Task description – Once you find the line with "return spec.q.taken_input(fp8, spec.g)" in the data that follows, repeat it and every line after it exactly, through the line with "bs - 1) / bs;".
──────── Extracted entries ────────
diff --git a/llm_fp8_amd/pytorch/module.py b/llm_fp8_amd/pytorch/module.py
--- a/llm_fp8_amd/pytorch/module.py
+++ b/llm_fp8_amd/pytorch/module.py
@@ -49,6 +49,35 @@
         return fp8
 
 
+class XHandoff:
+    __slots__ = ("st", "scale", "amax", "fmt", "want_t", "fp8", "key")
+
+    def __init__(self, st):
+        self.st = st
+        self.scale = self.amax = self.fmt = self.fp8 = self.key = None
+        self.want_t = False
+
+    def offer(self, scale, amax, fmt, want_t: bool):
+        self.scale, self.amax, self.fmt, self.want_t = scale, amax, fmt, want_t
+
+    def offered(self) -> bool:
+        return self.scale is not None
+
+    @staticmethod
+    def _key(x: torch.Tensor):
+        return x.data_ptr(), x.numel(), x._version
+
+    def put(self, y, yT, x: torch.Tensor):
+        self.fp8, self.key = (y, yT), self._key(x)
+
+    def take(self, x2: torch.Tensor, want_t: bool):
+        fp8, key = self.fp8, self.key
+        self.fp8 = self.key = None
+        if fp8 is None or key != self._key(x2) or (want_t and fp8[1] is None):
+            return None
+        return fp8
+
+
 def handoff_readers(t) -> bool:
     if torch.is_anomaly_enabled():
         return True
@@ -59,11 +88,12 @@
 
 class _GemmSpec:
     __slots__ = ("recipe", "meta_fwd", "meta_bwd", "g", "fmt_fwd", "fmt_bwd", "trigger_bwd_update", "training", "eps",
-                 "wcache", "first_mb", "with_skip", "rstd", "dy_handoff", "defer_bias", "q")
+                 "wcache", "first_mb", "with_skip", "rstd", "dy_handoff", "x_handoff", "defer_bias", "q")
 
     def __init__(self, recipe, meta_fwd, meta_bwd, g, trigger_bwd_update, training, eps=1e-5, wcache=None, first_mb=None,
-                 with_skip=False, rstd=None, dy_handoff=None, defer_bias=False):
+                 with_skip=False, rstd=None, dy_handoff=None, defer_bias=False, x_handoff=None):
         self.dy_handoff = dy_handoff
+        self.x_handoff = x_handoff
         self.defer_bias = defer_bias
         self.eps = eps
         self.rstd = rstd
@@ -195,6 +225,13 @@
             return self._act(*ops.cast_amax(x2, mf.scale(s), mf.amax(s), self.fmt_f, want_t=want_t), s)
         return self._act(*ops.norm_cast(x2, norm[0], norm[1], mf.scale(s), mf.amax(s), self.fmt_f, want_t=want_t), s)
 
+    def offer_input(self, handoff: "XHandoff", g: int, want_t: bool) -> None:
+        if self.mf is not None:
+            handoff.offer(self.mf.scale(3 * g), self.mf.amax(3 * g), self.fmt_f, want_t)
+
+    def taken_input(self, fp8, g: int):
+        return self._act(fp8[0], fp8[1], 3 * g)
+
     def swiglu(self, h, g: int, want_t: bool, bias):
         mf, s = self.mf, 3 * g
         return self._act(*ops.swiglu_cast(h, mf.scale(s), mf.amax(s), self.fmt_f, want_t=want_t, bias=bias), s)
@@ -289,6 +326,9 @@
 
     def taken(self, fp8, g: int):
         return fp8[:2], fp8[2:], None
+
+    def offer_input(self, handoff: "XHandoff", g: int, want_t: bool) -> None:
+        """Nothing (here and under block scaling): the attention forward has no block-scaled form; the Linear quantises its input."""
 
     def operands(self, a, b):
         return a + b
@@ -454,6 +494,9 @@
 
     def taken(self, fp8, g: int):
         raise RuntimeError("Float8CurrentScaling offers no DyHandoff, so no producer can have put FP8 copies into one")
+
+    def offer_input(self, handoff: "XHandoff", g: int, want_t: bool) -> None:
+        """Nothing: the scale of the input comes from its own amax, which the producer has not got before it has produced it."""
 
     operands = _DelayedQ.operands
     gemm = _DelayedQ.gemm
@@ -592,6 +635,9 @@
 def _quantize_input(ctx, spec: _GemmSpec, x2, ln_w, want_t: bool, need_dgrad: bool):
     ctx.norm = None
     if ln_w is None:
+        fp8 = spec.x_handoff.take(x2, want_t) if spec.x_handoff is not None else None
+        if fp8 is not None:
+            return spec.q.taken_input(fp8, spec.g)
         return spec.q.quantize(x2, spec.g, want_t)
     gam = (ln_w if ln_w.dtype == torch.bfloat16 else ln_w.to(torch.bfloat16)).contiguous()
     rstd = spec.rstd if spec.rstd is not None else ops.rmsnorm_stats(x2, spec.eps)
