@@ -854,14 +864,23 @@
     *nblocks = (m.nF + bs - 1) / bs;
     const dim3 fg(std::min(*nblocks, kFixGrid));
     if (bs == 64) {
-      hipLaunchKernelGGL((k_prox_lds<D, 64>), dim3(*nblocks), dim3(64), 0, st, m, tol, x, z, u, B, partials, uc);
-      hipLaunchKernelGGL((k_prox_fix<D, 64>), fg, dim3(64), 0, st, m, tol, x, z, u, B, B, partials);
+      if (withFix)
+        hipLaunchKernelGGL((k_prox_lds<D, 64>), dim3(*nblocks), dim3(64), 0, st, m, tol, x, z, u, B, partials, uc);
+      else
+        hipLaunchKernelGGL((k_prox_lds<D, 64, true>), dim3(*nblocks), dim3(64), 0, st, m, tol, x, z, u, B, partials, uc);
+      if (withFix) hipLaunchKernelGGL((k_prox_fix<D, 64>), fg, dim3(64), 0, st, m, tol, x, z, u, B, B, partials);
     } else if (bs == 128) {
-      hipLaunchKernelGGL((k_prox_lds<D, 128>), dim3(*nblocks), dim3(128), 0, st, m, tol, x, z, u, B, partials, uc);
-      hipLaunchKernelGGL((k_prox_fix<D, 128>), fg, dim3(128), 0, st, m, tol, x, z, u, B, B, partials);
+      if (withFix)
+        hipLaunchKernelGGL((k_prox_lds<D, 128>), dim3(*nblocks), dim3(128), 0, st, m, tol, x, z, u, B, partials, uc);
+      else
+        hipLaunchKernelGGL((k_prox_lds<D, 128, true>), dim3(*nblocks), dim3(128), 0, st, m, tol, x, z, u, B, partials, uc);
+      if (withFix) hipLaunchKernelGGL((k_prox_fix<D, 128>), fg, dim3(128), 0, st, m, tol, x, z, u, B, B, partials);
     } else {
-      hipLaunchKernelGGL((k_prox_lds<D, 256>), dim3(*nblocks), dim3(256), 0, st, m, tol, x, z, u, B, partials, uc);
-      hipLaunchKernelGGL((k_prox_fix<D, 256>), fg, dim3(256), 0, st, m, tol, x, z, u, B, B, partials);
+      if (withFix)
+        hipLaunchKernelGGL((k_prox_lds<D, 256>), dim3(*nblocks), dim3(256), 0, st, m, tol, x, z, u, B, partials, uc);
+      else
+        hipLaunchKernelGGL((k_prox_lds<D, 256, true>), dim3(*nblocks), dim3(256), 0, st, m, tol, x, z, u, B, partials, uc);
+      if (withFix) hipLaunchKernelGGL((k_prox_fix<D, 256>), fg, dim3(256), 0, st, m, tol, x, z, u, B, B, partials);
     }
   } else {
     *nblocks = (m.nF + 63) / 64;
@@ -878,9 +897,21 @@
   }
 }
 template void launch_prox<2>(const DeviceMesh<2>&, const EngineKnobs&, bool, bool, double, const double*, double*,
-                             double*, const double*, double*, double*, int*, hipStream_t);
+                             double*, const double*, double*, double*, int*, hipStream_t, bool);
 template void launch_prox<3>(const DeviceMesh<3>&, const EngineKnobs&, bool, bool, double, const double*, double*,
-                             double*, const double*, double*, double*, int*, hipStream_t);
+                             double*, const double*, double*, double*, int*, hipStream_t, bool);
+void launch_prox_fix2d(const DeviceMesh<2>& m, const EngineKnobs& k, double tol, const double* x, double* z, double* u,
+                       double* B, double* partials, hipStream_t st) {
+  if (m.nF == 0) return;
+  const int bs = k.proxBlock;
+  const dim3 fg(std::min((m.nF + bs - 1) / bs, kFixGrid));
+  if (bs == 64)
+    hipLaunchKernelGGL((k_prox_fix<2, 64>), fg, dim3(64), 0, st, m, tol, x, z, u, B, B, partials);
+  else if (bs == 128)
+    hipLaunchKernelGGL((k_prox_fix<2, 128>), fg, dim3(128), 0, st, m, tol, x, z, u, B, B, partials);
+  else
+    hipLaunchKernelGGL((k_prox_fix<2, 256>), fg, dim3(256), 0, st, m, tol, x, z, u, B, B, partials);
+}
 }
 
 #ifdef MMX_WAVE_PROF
────────
Result below –
+            return spec.q.taken_input(fp8, spec.g)
         return spec.q.quantize(x2, spec.g, want_t)
     gam = (ln_w if ln_w.dtype == torch.bfloat16 else ln_w.to(torch.bfloat16)).contiguous()
     rstd = spec.rstd if spec.rstd is not None else ops.rmsnorm_stats(x2, spec.eps)
@@ -854,14 +864,23 @@
     *nblocks = (m.nF + bs - 1) / bs;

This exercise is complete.